La negociación de las cuentas amaga con frenar los planes del Gobierno de coalición

El acercamiento de Cs al PSOE amordaza las propuestas estrella de UP

La ministra de Hacienda, María Jesús Montero
La ministra de Hacienda, María Jesús Montero

Madrid / Colpisa

«Los presupuestos saldrán, no hay plan B». Desde que el líder de Unidas Podemos, Pablo Iglesias, pronunciara esta frase el pasado junio, las piezas en el tablero político nacional y territorial han variado sustancialmente. Mientras los aliados que posibilitaron la investidura de Sánchez observan con recelo el acercamiento entre PSOE y Ciudadanos, la formación morada está sumida en un debate interno por la pérdida de poder autonómico tras las elecciones vascas y gallegas del 12 de julio.

También se enfrentan a varias causas judiciales, una de ellas por supuestos delitos de malversación y administración desleal.

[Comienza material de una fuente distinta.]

# meuleman/epilogos

Hardware: NVIDIA B200
Metric: bins/sec for expected+scores (S2) (higher is better)
Workload: dtype int64+f64

## Files before the change

### epilogos_b200/csrc/common.cuh

```cuda
#pragma once
#include <cuda_runtime.h>
#include <cuda.h>
#include <stddef.h>
#include <stdint.h>
#include <stdio.h>
#include <string.h>

#include "../../include/epilogos_b200.h"

namespace epi {

void set_error(const char* fmt, ...);
int check_device();

#define EPI_CUDA(call)                                                                        \
    do {                                                                                      \
        cudaError_t e__ = (call);                                                             \
        if (e__ != cudaSuccess) {                                                             \
            epi::set_error("%s failed at %s:%d: %s", #call, __FILE__, __LINE__,               \
                           cudaGetErrorString(e__));                                          \
            return 1;                                                                         \
        }                                                                                     \
    } while (0)

#define EPI_REQUIRE(cond, ...)                                                                \
    do {                                                                                      \
        if (!(cond)) {                                                                        \
            epi::set_error(__VA_ARGS__);                                                      \
            return 2;                                                                         \
        }                                                                                     \
    } while (0)

int sm_count();
int persistent_grid(int64_t ntiles, int per_sm);

constexpr int S1_TABLE_MAX_WIDTH = 4095;

struct PrepFlags {
    int has_zero;
};

struct K5TcConsts {
    double dg[EPI_MAX_STATES];
    double scale;
    double cst;
    int has_zero;
    uint32_t m1, m8, m16;
    int fbits;
};

struct DeviceWorkspace {
    unsigned long long reduce_slots[64];
    double log2e[EPI_MAX_STATES * EPI_MAX_STATES];
    PrepFlags prep_flags;
    int s3_symmetric;
    alignas(16) uint8_t k5tc_b_image[8 * EPI_MAX_STATES * 128];
    K5TcConsts k5tc_consts;
    alignas(8) double s1_v64[EPI_MAX_STATES * (S1_TABLE_MAX_WIDTH + 1)];
    alignas(8) float s1_v32[EPI_MAX_STATES * (S1_TABLE_MAX_WIDTH + 1)];
    alignas(8) float perm_v32[2][EPI_MAX_STATES * (S1_TABLE_MAX_WIDTH + 1)];
};
static_assert(offsetof(DeviceWorkspace, k5tc_b_image) % 16 == 0, "the B operand image is a bulk-copy source");
static_assert(offsetof(DeviceWorkspace, s1_v64) % 8 == 0 && offsetof(DeviceWorkspace, s1_v32) % 8 == 0,
              "the S1 value tables need 8-byte alignment");

DeviceWorkspace* device_workspace();

typedef CUresult (*tensor_map_encode_fn)(CUtensorMap*, CUtensorMapDataType, cuuint32_t, void*, const cuuint64_t*,
                                         const cuuint64_t*, const cuuint32_t*, const cuuint32_t*,
                                         CUtensorMapInterleave, CUtensorMapSwizzle, CUtensorMapL2promotion,
                                         CUtensorMapFloatOOBfill);
tensor_map_encode_fn get_tensor_map_encode();

int s1_value_table(const float* e, int K, int width, float* v32, double* v64, cudaStream_t st);
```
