# sulaimanvesal/PointCloudUDA

Hardware: AMD Instinct MI355X
Metric: adversarial train-step images/sec (seg+3 discr) at 256x256 (higher is better)
Workload: dtype bf16x3 MFMA (split-bf16, fp32 accumulate; fp32 storage); 1 GPU; MS-CMRSeg full UDA: UNet(PointNet head) + d1 + d2 + d4, 256x256x1, 4 classes; per_gpu_batch=32, global_batch=32, precision=bf16x3, parallelism=dp1, ranks_in_group=1, collective=none, streams=discriminators concurrent, d_target_forward=replayed from the adversarial pass of the same step, launch=eager (256 host cores for this rank)

## Files before the change

### pointcloududa_amd/csrc/conv_direct_d1.hip

```cpp
#include <stdlib.h>

#include "conv_host.h"
#include "conv_igemm.h"

namespace {

__device__ __forceinline__ float bf16_bits_to_float(uint16_t b) { return __builtin_bit_cast(float, (uint32_t)b << 16); }

bool direct_enabled(int bit) {
  static int mask = -1;
  if (mask < 0) {
    const char* e = getenv("PCUDA_NODIRECT");
    const char* m = getenv("PCUDA_DIRECT_MASK");
    mask = (e && atoi(e)) ? 0 : (m ? atoi(m) : 0x7f);
  }
  return (mask & bit) != 0;
}

struct D1Params {
  const float* dz; long long dz_sn, dz_sc;
  const float* x; long long x_sn, x_sc;
  float* dx; long long dx_sn, dx_sc;
  const uint16_t* wpack; int rec;
  float* partial;
  int accumulate;
  int n, h, w, oh, ow, cin, cout;
  long long cls_stride;
  int one;
};

template <int CIN>
__global__ __launch_bounds__(256) void d1_dgrad_kernel(const D1Params p) {
  __shared__ float sw[64 * CIN * 16];
  const int tid = threadIdx.x;
  for (int i = tid; i < p.cout * CIN * 16; i += 256) {
    const int kx = i & 3, ky = (i >> 2) & 3, ci = (i >> 4) % CIN, co = i / (16 * CIN);
    const int ry = ky & 1, rx = kx & 1, t = (ky >> 1) * 2 + (kx >> 1);
    const long long idx = (long long)(ry * 2 + rx) * p.cls_stride +
                          ((((long long)(co >> 5)) * 4 + t) * 32 + ci) * p.rec + (co & 31);
    const uint16_t* wq = p.wpack + idx;
    float v = bf16_bits_to_float(wq[0]);
    if (p.rec > IG_REC) v += bf16_bits_to_float(wq[32]);
    sw[i] = v;
    PCUDA_KEEP(wq);
  }
  __syncthreads();
  const int n = blockIdx.y;
  const int xg = p.w >> 3;
  const int item = blockIdx.x * 256 + tid;
  if (item >= xg * (p.h >> 1)) return;
  const int Y = item / xg, X0 = 4 * (item - Y * xg);
  float acc[CIN][2][8];
#pragma unroll
  for (int ci = 0; ci < CIN; ++ci)
#pragma unroll
    for (int r = 0; r < 2; ++r)
#pragma unroll
      for (int e = 0; e < 8; ++e) acc[ci][r][e] = 0.f;
  const float* zp = p.dz + (long long)n * p.dz_sn + (long long)Y * p.ow + X0;
  float zn[2][5];
  const float* zq[2];
#pragma unroll
  for (int a = 0; a < 2; ++a) {
    zq[a] = zp + a * p.ow;
#pragma unroll
    for (int b = 0; b < 5; ++b) zn[a][b] = zq[a][b * p.one];
  }
  for (int co = 0; co < p.cout; ++co) {
    float z[2][5];
    const float* zc[2];
#pragma unroll
    for (int a = 0; a < 2; ++a) {
      zc[a] = zq[a];
#pragma unroll
      for (int b = 0; b < 5; ++b) z[a][b] = zn[a][b];
    }
    const int con = min(co + 1, p.cout - 1);
#pragma unroll
    for (int a = 0; a < 2; ++a) {
      zq[a] = zp + (long long)con * p.dz_sc + a * p.ow;
#pragma unroll
      for (int b = 0; b < 5; ++b) zn[a][b] = zq[a][b * p.one];
    }
    const float* wc = sw + co * CIN * 16;
#pragma unroll
    for (int ci = 0; ci < CIN; ++ci)
#pragma unroll
      for (int py = 0; py < 2; ++py)
#pragma unroll
        for (int px = 0; px < 2; ++px)
#pragma unroll
          for (int a = 0; a < 2; ++a)
#pragma unroll
            for (int b = 0; b < 2; ++b) {
              const float wv = wc[(ci * 4 + py + 2 * (1 - a)) * 4 + px + 2 * (1 - b)];
#pragma unroll
              for (int j = 0; j < 4; ++j) acc[ci][py][2 * j + px] = fmaf(wv, z[a][j + b], acc[ci][py][2 * j + px]);
            }
    PCUDA_KEEP(zc[0]); PCUDA_KEEP(zc[1]);
  }
  PCUDA_KEEP(zq[0]); PCUDA_KEEP(zq[1]);
#pragma unroll
  for (int ci = 0; ci < CIN; ++ci)
#pragma unroll
    for (int r = 0; r < 2; ++r) {
      float* d = p.dx + (long long)n * p.dx_sn + (long long)ci * p.dx_sc + (long long)(2 * Y + r) * p.w + 2 * X0;
      f32x4 o0 = {acc[ci][r][0], acc[ci][r][1], acc[ci][r][2], acc[ci][r][3]};
      f32x4 o1 = {acc[ci][r][4], acc[ci][r][5], acc[ci][r][6], acc[ci][r][7]};
      if (p.accumulate) {
        const f32x4 q0 = *(const f32x4*)d, q1 = *(const f32x4*)(d + 4);
#pragma unroll
        for (int e = 0; e < 4; ++e) { o0[e] += q0[e]; o1[e] += q1[e]; }
      }
      *(f32x4*)d = o0;
      *(f32x4*)(d + 4) = o1;
    }
}
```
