@@ -180,7 +206,33 @@
 
 constexpr int kPairs = (kOW / 2) * 8;
 
-__device__ __forceinline__ void pool_bn_dz_pair(const MvStemPoolBwd& pb, const float* coef, int n,
+constexpr int kPoolRow = (kOW / 2) * kCO;
+constexpr int kSlotDy2 = kPoolRow * 2, kSlotIdx = kPoolRow * 4;
+constexpr int kSlot = kSlotIdx + 4096;
+
+template <int NT>
+__device__ __forceinline__ void pool_row_issue(const MvStemPoolBwd& pb, unsigned char* pl, int n,
+                                               int a, int wv, int lane) {
+  const int64_t o = ((int64_t)n * (kOH / 2) + a) * kPoolRow;
+  unsigned char* s = pl + (a & 1) * kSlot;
+  const int nld = pb.dy2 ? 18 : 11;
+  for (int j = wv; j < nld; j += NT / 64) {
+    const int jj = !pb.dy2 && j >= 7 ? j + 7 : j;
+    if (jj < 7) {
+      glds16(reinterpret_cast<const unsigned char*>(pb.dy) + o * 2 + jj * 1024 + lane * 16,
+             reinterpret_cast<__bf16*>(s + jj * 1024));
+    } else if (jj < 14) {
+      glds16(reinterpret_cast<const unsigned char*>(pb.dy2) + o * 2 + (jj - 7) * 1024 + lane * 16,
+             reinterpret_cast<__bf16*>(s + kSlotDy2 + (jj - 7) * 1024));
+    } else {
+      int b = (jj - 14) * 1024 + lane * 16;
+      b = b < kPoolRow ? b : 0;
+      glds16(pb.idx + o + b, reinterpret_cast<__bf16*>(s + kSlotIdx + (jj - 14) * 1024));
+    }
+  }
+}
+
+__device__ __forceinline__ void pool_bn_dz_pair(const unsigned char* pl, bool has2, const float* coef,
                                                 int oh, int b, int c, const u32x4 (&zr)[2],
                                                 u32x4 (&out)[2]) {
   constexpr int kPH = kOH / 2, kPW2 = kOW / 2;
@@ -194,16 +246,16 @@
   const bool ok1 = b + 1 < kPW2;
   for (int da = 0; da < nda; ++da) {
     const int kh = i - 2 * da + 1;
+    const unsigned char* s = pl + ((a + da) & 1) * kSlot;
     u32x2 iw[2];
     u32x4 dv[2], d2v[2];
 #pragma unroll
     for (int db = 0; db < 2; ++db) {
       const int col = db && !ok1 ? b : b + db;
-      const int64_t o = (((int64_t)n * kPH + a + da) * kPW2 + col) * kCO + c;
-      iw[db] = *reinterpret_cast<const u32x2*>(pb.idx + o);
-      dv[db] = *reinterpret_cast<const u32x4*>(reinterpret_cast<const __bf16*>(pb.dy) + o);
-      d2v[db] = pb.dy2 ? *reinterpret_cast<const u32x4*>(reinterpret_cast<const __bf16*>(pb.dy2) + o)
-                       : u32x4{0u, 0u, 0u, 0u};
+      const int o = col * kCO + c;
+      iw[db] = *reinterpret_cast<const u32x2*>(s + kSlotIdx + o);
+      dv[db] = *reinterpret_cast<const u32x4*>(s + o * 2);
+      d2v[db] = has2 ? *reinterpret_cast<const u32x4*>(s + kSlotDy2 + o * 2) : u32x4{0u, 0u, 0u, 0u};
     }
 #pragma unroll
     for (int db = 0; db < 2; ++db) {
@@ -213,7 +265,7 @@
         d[2 * q] = __uint_as_float(dv[db][q] << 16);
         d[2 * q + 1] = __uint_as_float(dv[db][q] & 0xffff0000u);
       }
-      if (pb.dy2) {
+      if (has2) {
 #pragma unroll
         for (int q = 0; q < 4; ++q) {
           d[2 * q] += __uint_as_float(d2v[db][q] << 16);
@@ -251,6 +303,8 @@
                    cvt_pk_bf16(v[6], v[7])};
   }
 }
+
+constexpr int kRing = 13;
 
 template <int NT, bool FUSE>
 __global__ __launch_bounds__(NT, FUSE ? 4 : 1) void stem_wgrad_kernel(const __bf16* __restrict__ x,
@@ -259,8 +313,9 @@
                                                         int cin, MvStemPoolBwd pb) {
   static_assert(!FUSE || NT >= kPairs, "one pixel pair per thread");
   constexpr int kTPW = 14 / (NT / 256);
-  __shared__ __attribute__((aligned(16))) __bf16 ps[7 * kPW * kC];
+  __shared__ __attribute__((aligned(16))) __bf16 ps[kRing * kPW * kC];
   __shared__ __attribute__((aligned(16))) __bf16 ds[128 * 64];
+  __shared__ __attribute__((aligned(16))) unsigned char pl[FUSE ? 2 * kSlot : 16];
   __shared__ float coef[FUSE ? 5 * 64 : 1];
   const int tid = threadIdx.x;
   if constexpr (FUSE) {
@@ -270,6 +325,8 @@
     }
   }
   const int64_t rows = (int64_t)N * kOH;
+  const int64_t row0 = (int64_t)blockIdx.x * rows / gridDim.x;
+  const int64_t row1 = ((int64_t)blockIdx.x + 1) * rows / gridDim.x;
   f32x4v acc[kTPW];
 #pragma unroll
   for (int t = 0; t < kTPW; ++t) acc[t] = f32x4v{0.f, 0.f, 0.f, 0.f};
@@ -277,19 +334,24 @@
     const int r = 112 + q / 8, ch = q % 8;
     *reinterpret_cast<u32x4*>(ds + r * 64 + ((ch ^ tr_swz4(r)) << 3)) = u32x4{0u, 0u, 0u, 0u};
   }
-  constexpr int kPL = (7 * 230 + NT - 1) / NT;
+  constexpr int kPL = (2 * 230 + NT - 1) / NT;
   constexpr int kDz = FUSE ? 2 : (kOW * 8 + NT - 1) / NT;
   u32x2 pp[kPL];
   u32x4 pd[kDz];
+  auto ring_store = [&](int q , int pc, u32x2 v) {
+    const int pos = q % 7;
+    *reinterpret_cast<u32x2*>(ps + (pos * kPW + pc) * kC) = v;
+    if (pos < kRing - 7) *reinterpret_cast<u32x2*>(ps + ((pos + 7) * kPW + pc) * kC) = v;
+  };
   auto gload = [&](int64_t row, int tid) {
     const int n = (int)(row / kOH), oh = (int)(row % kOH);
 #pragma unroll
     for (int i = 0; i < kPL; ++i) {
       const int q = tid + i * NT;
       const int r = q / 230, pc = q % 230;
-      const int ih = 2 * oh + r - 3, iw = pc - 3;
+      const int ih = 2 * oh + 2 + r, iw = pc - 3;
       u32x2 v = {0u, 0u};
-      if (q < 7 * 230 && ih >= 0 && ih < kH && iw >= 0 && iw < kW)
+      if (q < 2 * 230 && ih < kH && iw >= 0 && iw < kW)
         v = ld_px(x, ((int64_t)n * kH + ih) * kW + iw, cin);
       pp[i] = v;
     }
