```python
def source_hash() -> str:
    h = hashlib.sha256()
    for name in sorted(HOST_SRCS + DEV_SRCS + HEADERS):
        h.update(name.encode() + b"\0" + open(os.path.join(CSRC, name), "rb").read() + b"\0")
    h.update(b"gi.h\0" + open(os.path.join(INCLUDE, "gi.h"), "rb").read())
    return h.hexdigest()[:16]


def _run(cmd, verbose):
    if verbose:
        print(" ".join(cmd), flush=True)
    subprocess.run(cmd, check=True)


def _stale(out, deps):
    if not os.path.exists(out):
        return True
    t = os.path.getmtime(out)
    return any(os.path.getmtime(d) > t for d in deps)


def build(verbose: bool = False, force: bool = False, variant: str = "", hip_defines=()) -> str:
    hipcc = shutil.which("hipcc") or os.path.join(ROCM, "bin", "hipcc")
    objdir = os.path.join(HERE, "_obj")
    out = OUT
    if variant:
        out = os.path.join(HERE, "_variants", f"libgi_{variant}.so")
        os.makedirs(os.path.dirname(out), exist_ok=True)
    os.makedirs(objdir, exist_ok=True)
    hdrs = [os.path.join(CSRC, h) for h in HEADERS] + [os.path.join(INCLUDE, "gi.h")]
    bid = source_hash()
    bid_file = os.path.join(objdir, "build_id")
    old_bid = open(bid_file).read().strip() if os.path.exists(bid_file) else ""
    objs = []
    for s in HOST_SRCS:
        src, obj = os.path.join(CSRC, s), os.path.join(objdir, s + ".o")
        defs = [f'-DGI_BUILD_ID="{bid}"'] if s == "gi_capi.cpp" else []
        if force or _stale(obj, [src] + hdrs) or (defs and old_bid != bid):
            _run(["g++", "-O2", *COMMON, *defs, "-D__HIP_PLATFORM_AMD__", f"-I{ROCM}/include", "-c", src, "-o", obj],
                 verbose)
        objs.append(obj)
    with open(bid_file, "w") as f:
        f.write(bid + "\n")
    jobs = []
    for s in DEV_SRCS:
        src = os.path.join(CSRC, s)
        obj = os.path.join(objdir, s + (f".{variant}" if variant else "") + ".o")
        if force or _stale(obj, [src] + hdrs):
            extra = os.environ.get("GI_VARIANT_FLAGS", "").split() if variant else []
            cmd = [hipcc, f"--offload-arch={ARCH}", "-O3", "-Wshadow", *COMMON, *[f"-D{d}" for d in hip_defines],
                   *extra, "-munsafe-fp-atomics", "-c", src, "-o", obj]
            if verbose:
                print(" ".join(cmd), flush=True)
            jobs.append((cmd, subprocess.Popen(cmd)))
        objs.append(obj)
    failed = [(cmd, p.returncode) for cmd, p in [(c, p) for c, p in jobs if p.wait() != 0]]
    for cmd, _ in failed:
        if os.path.exists(cmd[-1]):
            os.remove(cmd[-1])
    if failed:
        for cmd, rc in failed:
            print(f"build failed ({rc}): {' '.join(cmd)}", file=sys.stderr)
        raise subprocess.CalledProcessError(failed[0][1], failed[0][0])
    if force or _stale(out, objs):
        _run([hipcc, f"--offload-arch={ARCH}", "-shared", "-o", out, *objs, f"-L{ROCM}/lib", "-lamdhip64", "-ldl"], verbose)
    for leftover in glob.glob(out + ".[0-9]*.hipv4-*") + glob.glob(out + ".[0-9]*.host-*"):
        os.remove(leftover)
    return out


if __name__ == "__main__":
    args = sys.argv[1:]
    var, defs = "", []
    if "--variant" in args:
        i = args.index("--variant")
        var, defs = args[i + 1], [a for a in args[i + 2:] if not a.startswith("--")]
    build(verbose=True, force="--force" in args, variant=var, hip_defines=defs)
```

### 2019global_amd/csrc/gi_capi.cpp

```cpp
#include <hip/hip_runtime_api.h>

#include <algorithm>
#include <cmath>
#include <cstring>
#include <memory>
#include <mutex>
#include <new>
#include <string>
#include <vector>

#include "gi.h"
#include "gi_internal.h"
#include "gi_scene.h"

namespace gi {
bool build_host_scene(const gi_scene_desc& desc, HostScene& hs, std::string& err);
long long shard_tiles(int w, int h, int shard_count);
hipError_t x_launch_config(const DevScene& sc, int device, XLaunchCfg& cfg);
int x_form_choice(const DevScene& sc, const XLaunchCfg& xc, const gi_opts& o);
long long x_wf_chunk();
int x_env_rf_per_slot();
int r_kernel_choice(const DevScene& sc, const gi_opts& o);
unsigned rf_own_pairs();
unsigned rf_page_pairs();
// ... 399 lines not shown
        return fail(GI_ERR_ARG, "progressive pass out of order: a pass continues the previous pass's frame "
                                "(same camera, light, size, spp, depth, seed, shard) from its sample_end");
    }
    s->prog_key = key;
    s->prog_next = -1;
    return GI_OK;
}
void prog_done(gi_scene* s, const gi_opts& o) {
    s->prog_next = (o.sample_end > 0 && o.sample_end < o.spp) ? o.sample_end : -1;
}

int band_rows_of(const gi_opts* o, int h) {
    int band = o->band_rows > 0 ? o->band_rows : h;
    band = ((band + GI_TILE - 1) / GI_TILE) * GI_TILE;
    return std::min(band, ((h + GI_TILE - 1) / GI_TILE) * GI_TILE);
}

int scene_create_on(const gi_scene_desc* desc, int device, gi_scene** out) {
    *out = nullptr;
    int rc = bind_device(device);
    if (rc || (rc = check_device(device))) return rc;
    std::unique_ptr<gi_scene, void (*)(gi_scene*)> s(new gi_scene(), [](gi_scene* p) { destroy_scene(p); });
    s->device = device;
    std::string err;
    if (!build_host_scene(*desc, s->host, err)) return fail(GI_ERR_SCENE, err);
    DevScene& d = s->dev;
    memset(&d, 0, sizeof d);
    const HostScene& h = s->host;
    hipError_t e;
    gi_scene* sp = s.get();
    if ((e = upload(sp, h.rnodes, &d.rnodes)) != hipSuccess || (e = upload(sp, h.leaf_ents, &d.leaf_ents)) != hipSuccess ||
        (e = upload(sp, h.ents, &d.ents)) != hipSuccess || (e = upload(sp, h.tris, &d.tris)) != hipSuccess ||
        (e = upload(sp, h.xwnodes, &d.xwnodes)) != hipSuccess || (e = upload(sp, h.xhot, &d.xhot)) != hipSuccess ||
        (e = upload(sp, h.xbox, &d.xbox)) != hipSuccess ||
        (e = upload(sp, h.xprims, &d.xprims)) != hipSuccess || (e = upload(sp, h.xflat, &d.xflat)) != hipSuccess ||
        (e = upload(sp, std::vector<unsigned>(16, 0u), const_cast<const unsigned**>(&d.work))) != hipSuccess ||
        (e = upload(sp, h.app_off, &d.app_off)) != hipSuccess || (e = upload(sp, h.app_rec, &d.app_rec)) != hipSuccess ||
        (e = upload(sp, h.rpath_rec, &d.rpath_rec)) != hipSuccess || (e = upload(sp, h.rc_nodes, &d.rc_nodes)) != hipSuccess ||
        (e = upload(sp, h.rc_ent, &d.rc_ent)) != hipSuccess || (e = upload(sp, h.rc_maxkey, &d.rc_maxkey)) != hipSuccess ||
        (e = upload(sp, h.r_always, &d.r_always)) != hipSuccess ||
        (e = upload(sp, h.r_leaf_of_rank, &d.r_leaf_of_rank)) != hipSuccess)
        return hip_fail(e, "scene upload");
    d.n_rnodes = (int32_t)h.rnodes.size();
    d.n_ents = (int32_t)h.ents.size();
    d.n_xwnodes = (int32_t)h.xwnodes.size();
    d.n_xprims = (int32_t)h.xprims.size();
    d.x_max_depth = h.x_max_depth;
    d.x_handle8 = h.x_handle8;
    d.x_flags = h.x_flags;
    d.x_skip_a = h.x_skip_a;
    d.x_skip_b = h.x_skip_b;
    d.n_xhot = (int32_t)h.xhot.size();
    d.n_r_always = (int32_t)h.r_always.size();
    d.rc_ext = (float)h.rc_ext;
    {
        const size_t bytes = h.xwnodes.size() * sizeof(XWNode) + h.xhot.size() * sizeof(XHot) +
                             h.xprims.size() * sizeof(XPrim) + h.ents.size() * sizeof(REnt);
        d.x_lds_bytes = bytes <= 40 * 1024 ? (int32_t)bytes : 0;
        d.n_xflat = (int32_t)h.xflat.size();
        d.x_flat = (d.x_lds_bytes > 0 && h.x_flat_ok) ? 1 : 0;
        const size_t per_wg = bytes + 256 * 10 * sizeof(double) + 4 * 68 * sizeof(unsigned);
        d.x_waves4 = (d.x_lds_bytes > 0 && 4 * per_wg <= 160 * 1024) ? 1 : 0;
        d.x_tri_only = 1;
        for (const REnt& r : h.ents)
            if (r.kind == K_IMP_SPHERE || r.kind == K_EXP_SPHERE || r.kind == K_EXP_CONE || r.kind == K_EXP_RECTANGLE) {
                d.x_waves4 = 0;
                d.x_tri_only = 0;
            }
        for (const XPrim& xp : h.xprims)
            if (xp.kind != 0) d.x_tri_only = 0;
        d.r_tri_only = 1;
        for (const REnt& r : h.ents)
            if (r.kind != K_IMP_TRIANGLE) d.r_tri_only = 0;
    }
    const bool want_cn = h.xwnodes.size() * sizeof(XWNode) > (size_t)2 << 20;
    if (d.x_lds_bytes == 0 && want_cn && encode_xcnodes(h.xwnodes, s->host.xcnodes) &&
        (e = upload(sp, h.xcnodes, &d.xcnodes)) != hipSuccess)
        return hip_fail(e, "scene upload (quantised nodes)");
    for (int k = 0; k < 3; ++k) { d.root_lo[k] = INFINITY; d.root_hi[k] = -INFINITY; }
    if (!h.xwnodes.empty())
        for (int c = 0; c < 8; ++c)
            if (h.xwnodes[0].child[c] != XEMPTY)
                for (int k = 0; k < 3; ++k) {
                    d.root_lo[k] = std::min(d.root_lo[k], h.xwnodes[0].lo[k][c]);
                    d.root_hi[k] = std::max(d.root_hi[k], h.xwnodes[0].hi[k][c]);
                }
    d.x_far_r = INFINITY;
    for (int k = 0; k < 3; ++k)
        if (d.root_lo[k] <= d.root_hi[k]) {
            const float m = 16.0f * std::max(std::fabs(d.root_lo[k]), std::fabs(d.root_hi[k]));
            d.x_far_r = std::isinf(d.x_far_r) ? m : std::max(d.x_far_r, m);
        }
    if ((e = x_launch_config(d, device, s->xcfg)) != hipSuccess) return hip_fail(e, "occupancy query");
    *out = s.release();
    return GI_OK;
}

void scene_destroy(gi_scene* s) noexcept { destroy_scene(s); }
int scene_device(const gi_scene* s) { return s->device; }
std::mutex& scene_mutex(gi_scene* s) { return s->mu; }

int scene_render_band(gi_scene* s, const CamDev& cd, const double light[3], int w, int h, int y0, const gi_opts& o,
                      double* d_rgb, uint8_t* d_rgb8, hipStream_t stream, bool timer) {
    int rc = bind_device(s->device);
    if (rc || (rc = ensure_xscratch(s, w, h, &o)) || (timer && (rc = ensure_timer(s, &o)))) return rc;
    return issue_render(s, cd, v3(light[0], light[1], light[2]), w, h, y0, o, d_rgb, d_rgb8, stream, timer);
}

int unshard(int w, int h, int n, const double* packed, const uint8_t* packed8, double* rgb, uint8_t* rgb8,
            hipStream_t stream) {
    const hipError_t e = launch_unshard(w, h, n, packed, packed8, rgb, rgb8, stream);
    return e == hipSuccess ? GI_OK : hip_fail(e, "unshard launch");
}

}

extern "C" {

int gi_abi_version(void) { return GI_ABI_VERSION; }
const char* gi_last_error(void) { return g_err.c_str(); }

int gi_device_list(int32_t* out, int cap) {
    int ndev = 0, n = 0;
    if (hipGetDeviceCount(&ndev) != hipSuccess) return 0;
    for (int d = 0; d < ndev; ++d) {
        hipDeviceProp_t prop;
        if (hipGetDeviceProperties(&prop, d) == hipSuccess && std::strncmp(prop.gcnArchName, "gfx950", 6) == 0) {
            if (out && n < cap) out[n] = d;
            ++n;
        }
    }
    return n;
}
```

En medio de esta marejada, cada vez cala más la idea entre sus filas de que deberán ceder en los acuerdos programáticos firmados con los socialistas si quieren llevar a buen puerto la legislatura.

El tiempo apremia y la ministra de Hacienda, María Jesús Montero, espera llevar al Congreso el proyecto de presupuestos «en octubre o a finales de septiembre». Un movimiento que se desarrollará bajo la atenta mirada de Bruselas, que condiciona la ayuda de 140.000 millones que recibirá España para paliar la crisis del coronavirus a que el Ejecutivo emprenda «una política fiscal prudente» y «garantizar la sostenibilidad de la deuda».

Sánchez e Iglesias presumen de que ya han logrado sacar adelante «el 50 % de las propuestas» que firmaron en diciembre, pero aún quedan reformas de calado con difícil encaje dentro de la coyuntura política y económica en la que está inmersa el país. Es el caso de la derogación de la reforma laboral, que el Gobierno ya amagó con tumbar de forma íntegra a finales de mayo para amarrar el apoyo de Bildu a la prórroga del estado de alarma. Sin embargo, la Unión Europea ha sido explícita en cuanto al mercado laboral español, sobre el que pide «incentivos eficaces a la contratación y el desarrollo de las cualificaciones».

En la misma situación se encuentra la propuesta de blindar constitucionalmente la subida de las pensiones para revalorizarlas con el IPC, algo que viene sucediendo de hecho desde el 2018, pero que se verá lastrada por la petición de Bruselas de buscar mecanismos compensatorios, como la posibilidad de retrasar la edad de jubilación. 

Reformas fiscales

En Ciudadanos, cuyo apoyo a los presupuestos es bien recibido por los socialistas, que apuestan por lograr «acuerdos transversales», también se mueven en esa línea. Su candidato a la Generalitat, Carlos Carrizosa, se muestra convencido de que es necesario que su formación apoye las cuentas públicas, y añade un matiz de importancia: «Evitar que las condicione Podemos». Los liberales ya tildaron de «surrealistas» algunas propuestas de los de Iglesias y se niegan a sumarse a la reforma fiscal que propone Podemos.

Desde el sector morado del Gobierno, esta estrategia se percibe cada vez más como un ataque y «un giro a la derecha», como calificó la ministra de Igualdad, Irene Montero, la reunión que la vicepresidenta Carmen Calvo mantuvo el día 3 con miembros del partido naranja. Y están dispuestos a vender caro el terreno político ganado. El portavoz de Unidas Podemos en el Congreso, Pablo Echenique, ya avisó de que los 35 diputados de la formación «no son compatibles» con la entrada de los naranjas en la negociación.

Otro problema para la coalición es que tampoco tiene atados por la izquierda los votos para sacar adelante los presupuestos. Con sus 13 diputados, ERC se mantiene como uno de los principales apoyos, pero su capacidad de movimiento se encuentra limitada por la incertidumbre de la fecha de las elecciones en Cataluña, donde mantiene un pulso con JxCat y con el nuevo partido del expresidente de la Generalitat Carles Puigdemont. Además, los de Gabriel Rufián no solo exigen el regreso de la mesa de negociación «con contenidos para solucionar el conflicto político en Cataluña», también reclaman un «gesto» con los condenados por el procés.